=== Begin Enclosure ===

template <bool DEPTH, bool LOSS, bool DET>
__global__ __launch_bounds__(256) __attribute__((amdgpu_waves_per_eu(DEPTH ? 2 : 4))) void k_render_bwd(
    Dims d, long long slot_stride, const int *__restrict__ tile_start,
    const int *__restrict__ tile_count, const unsigned long long *__restrict__ pairs, const float4 *__restrict__ gP,
    const float4 *__restrict__ gQ, const float *__restrict__ gauss, const float *__restrict__ bg,
    const float *__restrict__ final_T, const int *__restrict__ n_contrib, const int *__restrict__ wlast_fwd,
    const float4 *__restrict__ cfin, const float *__restrict__ ck, const int2 *__restrict__ cklist,
    const int *__restrict__ nck,
    const unsigned *__restrict__ ckctr, int ck_region, const float *__restrict__ d_img,
    const float *__restrict__ d_depth, const float *__restrict__ d_alpha, const unsigned char *__restrict__ cmask,
    float *__restrict__ accum, const unsigned *__restrict__ det_max, unsigned *__restrict__ det_sat,
    long long item_stamps) {
    constexpr int NV = DEPTH ? NACC : NACC - 1;
    constexpr int CH = BWD_CHUNK, LS = CH + 4;
    __shared__ StageBwd S;
    constexpr int NC = DEPTH ? 4 : 3, NROW = 6 + NC, NROWA = 6 + 2 * NC;
    constexpr int JB = (LS * NROW + 3) & ~3;
    constexpr int SLOT = JB + 64 + CH + 4;
    constexpr int ZSLOT = JB;
    __shared__ __attribute__((aligned(16))) float sAccW[4][SLOT];
    __shared__ __attribute__((aligned(16))) float sWU[4][16 * WU_LD];
    __shared__ __attribute__((aligned(16))) float sO[(NV + 3) * LS];
    __shared__ unsigned sId[CH];
    __shared__ int s_ndl[2];

    const int M = d.BV * d.T, Mp = round8(M);
    int tile, c = 0, slot = -1;
    if ((int)blockIdx.x < M) {
        tile = xcd_item(blockIdx.x, M);
    } else {
        if ((int)blockIdx.x < Mp) return;
        slot = (int)blockIdx.x - Mp;
        if ((int)(slot >> 3) >= (int)ckctr[slot & 7]) return;
        const int2 e = cklist[slot];
        if (e.x < 0) return;
        tile = e.x;
        c = e.y;
    }
    const int bv = tile / d.T, t = tile - bv * d.T, b = bv / d.V;
    const int tx0 = (t % d.gx) * BX, ty0 = (t / d.gx) * BY;
    const int tid = threadIdx.x, w = tid >> 6, lane = tid & 63;
    int lx, ly;
    tile_pixel(tid, lx, ly);
    const int px = tx0 + lx, py = ty0 + ly;
    const bool inside = px < d.W && py < d.H;
    const float pfx = (float)px, pfy = (float)py;
    long long base;
    int n;
    tile_range(tile, slot_stride, tile_start, tile_count, base, n);
    const unsigned *ids = reinterpret_cast<const unsigned *>(pairs + base);
    const bool stager = w == 0;
    const int s0e = (c * TILE_PIX) << d.ck_shift;
    unsigned id_cur = stager && s0e + lane < n ? ids[s0e + lane] : 0u;
    if (stager && s0e + lane < n) stage_dma(S.buf[0], 0, id_cur, (size_t)bv * d.N, b, d.N, gP, gQ, gauss);
    unsigned id_next = stager && s0e + BWD_CHUNK + lane < n ? ids[s0e + BWD_CHUNK + lane] : 0u;
    const size_t P = (size_t)d.H * d.W;
    const size_t pid = inside ? (size_t)d.W * py + px : 0;
    const float T_final = inside ? final_T[bv * P + pid] : 0.f;
    const int last = inside ? n_contrib[bv * P + pid] : 0;
    float ckT = 1.0f, ck1 = 0.f, ck2 = 0.f, ck3 = 0.f, ck4 = 0.f;
    if (slot >= 0) {
        const float *cp = ck + (size_t)slot * 5 * TILE_PIX;
        ckT = cp[tid];
        ck1 = cp[TILE_PIX + tid];
        ck2 = cp[2 * TILE_PIX + tid];
        ck3 = cp[3 * TILE_PIX + tid];
        if (DEPTH) ck4 = cp[4 * TILE_PIX + tid];
    }
    PixelSeed sd;
    pixel_seed<DEPTH, LOSS>(d, inside, bv, P, pid, T_final, bg, cfin, d_img, d_depth, d_alpha, cmask, sd);
    const float dp0 = sd.dp0, dp1 = sd.dp1, dp2 = sd.dp2, dpd = sd.dpd, dpa = sd.dpa;
    const float4 cf = sd.cf;
    float Tr = 1.0f, Dup = 0.f;
    if (slot >= 0) {
        Tr = ckT;
        Dup = fmaf(ck1, dp0, fmaf(ck2, dp1, ck3 * dp2));
        if (DEPTH) Dup = fmaf(ck4, dpd, Dup);
    }
    init_sentinel(S);
    const int4 wl4 = reinterpret_cast<const int4 *>(wlast_fwd)[tile];
    const int wlast = w == 0 ? wl4.x : w == 1 ? wl4.y : w == 2 ? wl4.z : wl4.w;
    const int nlist = min(n, max(max(wl4.x, wl4.y), max(wl4.z, wl4.w)));
    const int s0 = (c * TILE_PIX) << d.ck_shift;
    if (s0 >= nlist) {
        vm_wait();
        return;
    }
    const int s1 = (c + 1 <= nck[tile]) ? min(nlist, s0 + (TILE_PIX << d.ck_shift)) : nlist;
    if (s0 >= s1) {
        vm_wait();
        return;
    }
    const unsigned long long t_item = d.counters ? __builtin_amdgcn_s_memrealtime() : 0ull;
#ifdef LGM_BWD_STAMPS
    unsigned long long sec[8] = {0, 0, 0, 0, 0, 0, 0, 0};
    SEC_T(ts_item);
#endif
    const float bg_dot = bg[0] * dp0 + bg[1] * dp1 + bg[2] * dp2;
    float cdpf = fmaf(cf.x, dp0, fmaf(cf.y, dp1, cf.z * dp2));
    if (DEPTH) cdpf = fmaf(cf.w, dpd, cdpf);
    const float DK = cdpf - (dpa - bg_dot) * T_final;
    float Erem = DK - Dup;
    const float ddelx_dx = 0.5f * d.W, ddely_dy = 0.5f * d.H;
    const int det_s = DET ? det_seed_shift(det_max) : 0;
    const float det_lim_v = ldexpf(1.f, d.det_lim_log2 ? d.det_lim_log2 : det_flush_limit_log2(d.V, d.T, false));
    const float det_lim_s = ldexpf(1.f, d.det_lim_log2 ? d.det_lim_log2 : det_flush_limit_log2(d.V, d.T, true));
    const size_t gbase = (size_t)bv * d.N;
    const int ql = lane & 15, qk = lane >> 4;
    const float cxT = (float)tx0 + 7.5f, cyT = (float)ty0 + 7.5f;
    int mrow[4];
#pragma unroll
    for (int rr = 0; rr < 4; rr++) {
        int row = -1;
        if (ql < MB) {
            if (4 * qk + rr <= 5) row = 4 * qk + rr;
        } else if (rr < 2) {
            const int a = 4 * qk + 2 * rr;
            if (a >= 6 && a < NROWA) row = 6 + (a - 6) / 2;
        }
        mrow[rr] = row >= 0 ? row * LS : JB + lane;
    }
    float *myAcc = sAccW[w];
    float *myWU = sWU[w];
    const int lane_x = lane ^ 8;
    myWU[lane] = dp0;
    myWU[64 + lane] = dp1;
    myWU[128 + lane] = dp2;
    myWU[192 + lane] = dpd;
    __builtin_amdgcn_fence(__ATOMIC_ACQ_REL, "wavefront");
    bf16x8 Ah[2];
    {
        const float fx0 = (float)((w & 1) << 3) - 7.5f, fy0 = (float)((w >> 1) << 3) - 7.5f;
        const bool isdp = ql >= 6 && ql < NROWA, islo = isdp && ((ql - 6) & 1);
        const int qd = isdp ? (ql - 6) >> 1 : 0;
#pragma unroll
        for (int t2 = 0; t2 < 2; t2++) {
            const float fy = fy0 + (float)(4 * t2 + qk);
            const float ca = ql == 0 ? 1.f : ql == 1 ? fx0 : ql == 2 ? fy : ql == 3 ? fx0 * fx0
                           : ql == 4 ? fx0 * fy : ql == 5 ? fy * fy : 0.f;
            const float cb = ql == 1 ? 1.f : ql == 3 ? 2.f * fx0 : ql == 4 ? fy : 0.f;
            const float cc2 = ql == 3 ? 1.f : 0.f;
            const float4 *src = reinterpret_cast<const float4 *>(myWU + qd * 64 + 32 * t2 + 8 * qk);
            const float4 d0 = src[0], d1 = src[1];
            const float dv[8] = {d0.x, d0.y, d0.z, d0.w, d1.x, d1.y, d1.z, d1.w};
#pragma unroll
            for (int j = 0; j < 8; j++) {
                const float geo = fmaf(fmaf(cc2, (float)j, cb), (float)j, ca);
                const __bf16 dh = (__bf16)dv[j];
                const float dlo = dv[j] - (float)dh;
                Ah[t2][j] = ql <= 5 ? (__bf16)geo : !isdp ? (__bf16)0.f : islo ? (__bf16)dlo : dh;
            }
        }
    }
    __builtin_amdgcn_fence(__ATOMIC_ACQ_REL, "wavefront");
    int myj = 0;
    auto read_batch = [&](float (&xs)[2][8]) {
#pragma unroll
        for (int t2 = 0; t2 < 2; t2++) {
            const float *row = myWU + ql * WU_LD;
            const int p0 = 32 * t2 + 8 * qk, sw = wu_swz(ql);
            const float4 x0 = *reinterpret_cast<const float4 *>(row + (p0 ^ sw));
            const float4 x1 = *reinterpret_cast<const float4 *>(row + ((p0 + 4) ^ sw));
            xs[t2][0] = x0.x; xs[t2][1] = x0.y; xs[t2][2] = x0.z; xs[t2][3] = x0.w;
            xs[t2][4] = x1.x; xs[t2][5] = x1.y; xs[t2][6] = x1.z; xs[t2][7] = x1.w;
        }
    };
    auto mfma_batch = [&](const float (&xs)[2][8], int col) {
        f32x4 a2[2];
#pragma unroll
        for (int t2 = 0; t2 < 2; t2++) {
            bf16x8 bh, bl;
#pragma unroll
            for (int j = 0; j < 8; j += 2) {
                const bf16x2v hp = __builtin_convertvector((f32x2v){xs[t2][j], xs[t2][j + 1]}, bf16x2v);
                const unsigned hb = __builtin_bit_cast(unsigned, hp);
                const float h0 = __builtin_bit_cast(float, hb << 16), h1 = __builtin_bit_cast(float, hb & 0xffff0000u);
                const bf16x2v lp = __builtin_convertvector((f32x2v){xs[t2][j] - h0, xs[t2][j + 1] - h1}, bf16x2v);
                bh[j] = hp[0];
                bh[j + 1] = hp[1];
                bl[j] = lp[0];
                bl[j + 1] = lp[1];
            }
            f32x4 cacc = {0.f, 0.f, 0.f, 0.f};
            cacc = __builtin_amdgcn_mfma_f32_16x16x32_bf16(Ah[t2], bh, cacc, 0, 0, 0);
            cacc = __builtin_amdgcn_mfma_f32_16x16x32_bf16(Ah[t2], bl, cacc, 0, 0, 0);
            a2[t2] = cacc;
        }
        const f32x4 acc = a2[0] + a2[1];
        const bool ucol = ql >= MB;
        const float v0 = ucol ? acc[0] + acc[1] : acc[0], v1 = ucol ? acc[2] + acc[3] : acc[1];
        myAcc[mrow[0] + col] = v0;
        myAcc[mrow[1] + col] = v1;
        myAcc[mrow[2] + col] = acc[2];
        myAcc[mrow[3] + col] = acc[3];
    };

    vm_wait();
    __syncthreads();
    int cur = 0;
#ifdef LGM_BWD_STAMPS
    SEC_T(ts_loop);
    SEC_ADD(sec[0], ts_item, ts_loop);
#endif
    for (int b0 = s0, ci = 0; b0 < s1; b0 += CH, cur ^= 1, ci++) {
#ifdef LGM_BWD_STAMPS
        SEC_T(ts_c0b);
#endif
        auto &B = S.buf[cur];
        if (stager) reinterpret_cast<unsigned *>(&B.R[lane])[3] = id_cur;
        if (!DET && tid == 0) s_ndl[ci & 1] = 0;
        {
            float4 *z = reinterpret_cast<float4 *>(myAcc);
            for (int q = lane; q < ZSLOT / 4; q += 64) z[q] = make_float4(0.f, 0.f, 0.f, 0.f);
        }
        int cnt;
        {
            bool hit = false;
            if (b0 + lane < s1 && lane < wlast - b0) {
                const float4 p = B.P[lane], q = B.Q[lane];
                const float qx = (float)(tx0 + ((w & 1) << 3)), qy = (float)(ty0 + ((w >> 1) << 3));
                hit = rec_hits_rect(p, q, qx, qx + 7.0f, qy, qy + 7.0f);
            }
            const unsigned long long bal = __ballot(hit);
            if (hit) S.list[w][__popcll(bal & lanemask_lt(lane))] = (unsigned short)lane;
            cnt = __popcll(bal);
            constexpr int PAD = (int)(sizeof(S.list[0]) / sizeof(S.list[0][0])) - CH;
            if (lane < PAD) S.list[w][cnt + lane] = (unsigned short)CH;
        }
        if (stager && b0 + lane + CH < s1) stage_dma(S.buf[cur ^ 1], 0, id_next, gbase, b, d.N, gP, gQ, gauss);
        id_cur = id_next;
        id_next = stager && b0 + lane + 2 * CH < s1 ? ids[b0 + lane + 2 * CH] : 0u;
        static_assert(MB == 8, "one batch = two 4-entry list words");
#ifdef LGM_BWD_STAMPS
        SEC_T(ts_c1);
        SEC_ADD(sec[2], ts_c0b, ts_c1);
#endif
        const int lastrel = last - b0;
        uint2 lraw[2];
        list_raw<MB>(S, w, 0, lraw);
        auto eval_batch = [&](int kk) {
            int jj8[MB];
            list_decode<MB>(lraw, jj8);
            myj = S.list[w][kk + (lane & (MB - 1))];
            list_raw<MB>(S, w, kk + MB, lraw);
#pragma unroll
            for (int h = 0; h < 2; h++) {
                if (h == 1 && kk + 4 >= cnt) break;
                float al[4], Gw[4];
                float4 cc[4], Pv[4], Qv[4];
#pragma unroll
                for (int u = 0; u < 4; u++) {
                    const int j = jj8[4 * h + u];
                    Pv[u] = B.P[j];
                    Qv[u] = B.Q[j];
                    const float4 Rj = B.R[j];
                    cc[u] = make_float4(Rj.x, Rj.y, Rj.z, 0.f);
                }
                __builtin_amdgcn_sched_barrier(0);
#pragma unroll
                for (int u = 0; u < 4; u++) {
                    const bool before_last = jj8[4 * h + u] < lastrel;
                    const float4 Pj = Pv[u], Q = Qv[u];
                    cc[u].w = Q.w;
                    const float dx = Pj.x - pfx, dy = Pj.y - pfy;
                    const float lp = fmaf(Q.x * dy, dy, fmaf(fmaf(Pj.w, dy, Pj.z * dx), dx, Q.y));
                    const float e = __builtin_amdgcn_exp2f(lp);
                    const bool ok = before_last && lp <= Q.y && e >= 1.0f / 255.0f;
                    Gw[u] = ok ? e : 0.f;
                    al[u] = alpha_cap(Gw[u]);
                }
#pragma unroll
                for (int u = 0; u < 4; u++) {
                    const float alpha = al[u];
                    const float4 cu = cc[u];
                    float cdp = fmaf(cu.x, dp0, fmaf(cu.y, dp1, cu.z * dp2));
                    if (DEPTH) cdp = fmaf(cu.w, dpd, cdp);
                    const float aT = alpha * Tr;
                    const float om = 1.f - alpha;
                    const float inv = __builtin_amdgcn_rcpf(om);
                    Erem = fmaf(-aT, cdp, Erem);
                    const float dL_dalpha = fmaf(Tr, cdp, -Erem * inv);
                    Tr = Tr - aT;
                    myWU[(4 * h + u) * WU_LD + (h == 1 ? lane_x : lane)] = Gw[u] * dL_dalpha;
                    myWU[(MB + 4 * h + u) * WU_LD + (h == 0 ? lane_x : lane)] = aT;
                }
            }
        };
        if (cnt > 0) {
            eval_batch(0);
            for (int kk = 0; kk < cnt; kk += MB) {
                __builtin_amdgcn_fence(__ATOMIC_ACQ_REL, "wavefront");
                float xs[2][8];
                read_batch(xs);
                const int col = myj;
                __builtin_amdgcn_fence(__ATOMIC_ACQ_REL, "wavefront");
                if (kk + MB < cnt) eval_batch(kk + MB);
                mfma_batch(xs, col);
            }
            __builtin_amdgcn_fence(__ATOMIC_ACQ_REL, "wavefront");
        }
#ifdef LGM_BWD_STAMPS
        SEC_T(ts_c2);
        SEC_ADD(sec[3], ts_c1, ts_c2);
#endif
        __syncthreads();
        float *o = sO;
        if (w < 3 && b0 + lane < s1) {
            const int j = lane;
            auto msum = [&](int row) {
                float v = 0.f;
#pragma unroll
                for (int ww = 0; ww < 4; ww++) v += sAccW[ww][row * LS + j];
                return v;
            };
            if (w == 2) {
#pragma unroll
                for (int qq = 6; qq < NV; qq++) {
                    float v = 0.f;
#pragma unroll
                    for (int ww = 0; ww < 4; ww++) v += sAccW[ww][qq * LS + j];
                    o[qq * LS + j] = DET ? ldexpf(v, det_s) : v;
                }
            } else {
                const float4 Pj = B.P[j];
                const float4 Qj = B.Q[j];
                float cA, cB, cC, op;
                rec_conic(Pj, Qj, cA, cB, cC, op);
                const float xg = Pj.x - cxT, yg = Pj.y - cyT;
                const float q0 = msum(0), q1 = msum(1), q2 = msum(2);
                DetNorm nm;
                if (DET) nm = det_norm(Pj.z, Pj.w, Qj.x, d.W, d.H);
                if (w == 0) {
                    sId[j] = reinterpret_cast<const unsigned *>(&B.R[j])[3];
                    const float Sx = fmaf(xg, q0, -q1), Sy = fmaf(yg, q0, -q2);
                    float p0 = -ddelx_dx * (cA * Sx + cB * Sy);
                    float p1 = -ddely_dy * (cC * Sy + cB * Sx);
                    float p5 = op > 0.f ? q0 / op : 0.f;
                    if (DET) {
                        p0 = ldexpf(p0, det_s + nm.k[0]);
                        p1 = ldexpf(p1, det_s + nm.k[1]);
                        p5 = ldexpf(p5, det_s);
                    }
                    o[0 * LS + j] = p0;
                    o[1 * LS + j] = p1;
                    o[5 * LS + j] = p5;
                } else {
                    const float q3 = msum(3), q4 = msum(4), q5 = msum(5);
                    const float Sxx = fmaf(xg, fmaf(xg, q0, -2.f * q1), q3);
                    const float Sxy = fmaf(xg, fmaf(yg, q0, -q2), fmaf(-yg, q1, q4));
                    const float Syy = fmaf(yg, fmaf(yg, q0, -2.f * q2), q5);
                    float pc[3] = {-0.5f * Sxx, -0.5f * Sxy, -0.5f * Syy};
                    if (DET) {
#pragma unroll
                        for (int qq = 0; qq < 3; qq++) pc[qq] = ldexpf(pc[qq], det_s + nm.k[2 + qq]);
                    }
                    const bool ndl = !DET && rec_needle(Pj.z, Pj.w, Qj.x);
#pragma unroll
                    for (int qq = 0; qq < 3; qq++) {
                        o[(2 + qq) * LS + j] = ndl ? 0.f : pc[qq];
                        if (!DET) o[(NV + qq) * LS + j] = ndl ? pc[qq] : 0.f;
                    }
                    if (ndl) s_ndl[ci & 1] = 1;
                }
            }
        }
#ifdef LGM_BWD_STAMPS
        SEC_T(ts_c3);
        SEC_ADD(sec[4], ts_c2, ts_c3);
#endif
        vm_wait();
#ifdef LGM_BWD_STAMPS
        SEC_T(ts_c3a);
        SEC_ADD(sec[5], ts_c3, ts_c3a);
#endif
        __syncthreads();
#ifdef LGM_BWD_STAMPS
        SEC_T(ts_c3b);
        SEC_ADD(sec[6], ts_c3a, ts_c3b);
#endif
        constexpr int FT = 256, FQ = NACC;
        {
        int ft = tid;
        asm volatile("" : "+v"(ft));
#pragma unroll
        for (int it = 0; it < (CH * FQ + FT - 1) / FT; it++) {
            const int f = it * FT + ft;
            const int j = f / FQ, q = f - j * FQ;
            if (q < NV && j < CH && b0 + j < s1) {
                const float a = o[q * LS + j];
                const unsigned gid = sId[j];
                const size_t ai = acc_index(q, gbase + gid, (size_t)b * d.N + gid, (size_t)d.BV * d.N);
                if (a != 0.f) {
                    if (DET) {
                        if (!(fabsf(a) <= (q >= 5 && q < 9 ? det_lim_s : det_lim_v))) atomicAdd(det_sat, 1u);
                        atomicAdd(reinterpret_cast<unsigned long long *>(accum) + ai,
                                  (unsigned long long)__float2ll_rn(fminf(fmaxf(a, -9.0e18f), 9.0e18f)));
                    } else {
                        atomicAdd(accum + ai, a);
                    }
                }
            }
        }
        if (!DET && s_ndl[ci & 1]) {
            int tt = tid;
            asm volatile("" : "+v"(tt));
            for (; tt < 3 * CH; tt += FT) {
                const int j = tt % CH, c3 = tt / CH;
                const float a = o[(NV + c3) * LS + j];
                if (a != 0.f && b0 + j < s1) {
                    const unsigned gid = sId[j];
                    const size_t so = acc_side_offset(d.B, d.V, d.N) / 2;
                    atomicAdd(reinterpret_cast<double *>(accum) + so + (gbase + gid) * 3 + c3, (double)a);
                }
            }
        }
        }
#ifdef LGM_BWD_STAMPS
        SEC_T(ts_c4);
        SEC_ADD(sec[7], ts_c3b, ts_c4);
#endif
    }
#ifdef LGM_BWD_STAMPS
    if (d.counters && lane == 0)
#pragma unroll
        for (int q = 0; q < 8; q++) atomicAdd(&d.counters[q], sec[q]);
#endif
    if (d.counters && tid == 0) {
        unsigned long long *o = d.counters + item_stamps + 4 * (size_t)blockIdx.x;
        o[0] = t_item;
        o[1] = __builtin_amdgcn_s_memrealtime();
        o[2] = (unsigned long long)(s1 - s0) | ((unsigned long long)c << 20) | ((unsigned long long)tile << 40);
        o[3] = (unsigned long long)__builtin_amdgcn_s_getreg((3 << 11) | 20) |
               ((unsigned long long)__builtin_amdgcn_s_getreg((31 << 11) | 4) << 8);
    }
}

=== End Enclosure ===

After locating the line holding "const float cb" above, output exactly that line and every line after it through the line holding "const float4 d0". Include nothing else.

            const float cb = ql == 1 ? 1.f : ql == 3 ? 2.f * fx0 : ql == 4 ? fy : 0.f;
            const float cc2 = ql == 3 ? 1.f : 0.f;
            const float4 *src = reinterpret_cast<const float4 *>(myWU + qd * 64 + 32 * t2 + 8 * qk);
            const float4 d0 = src[0], d1 = src[1];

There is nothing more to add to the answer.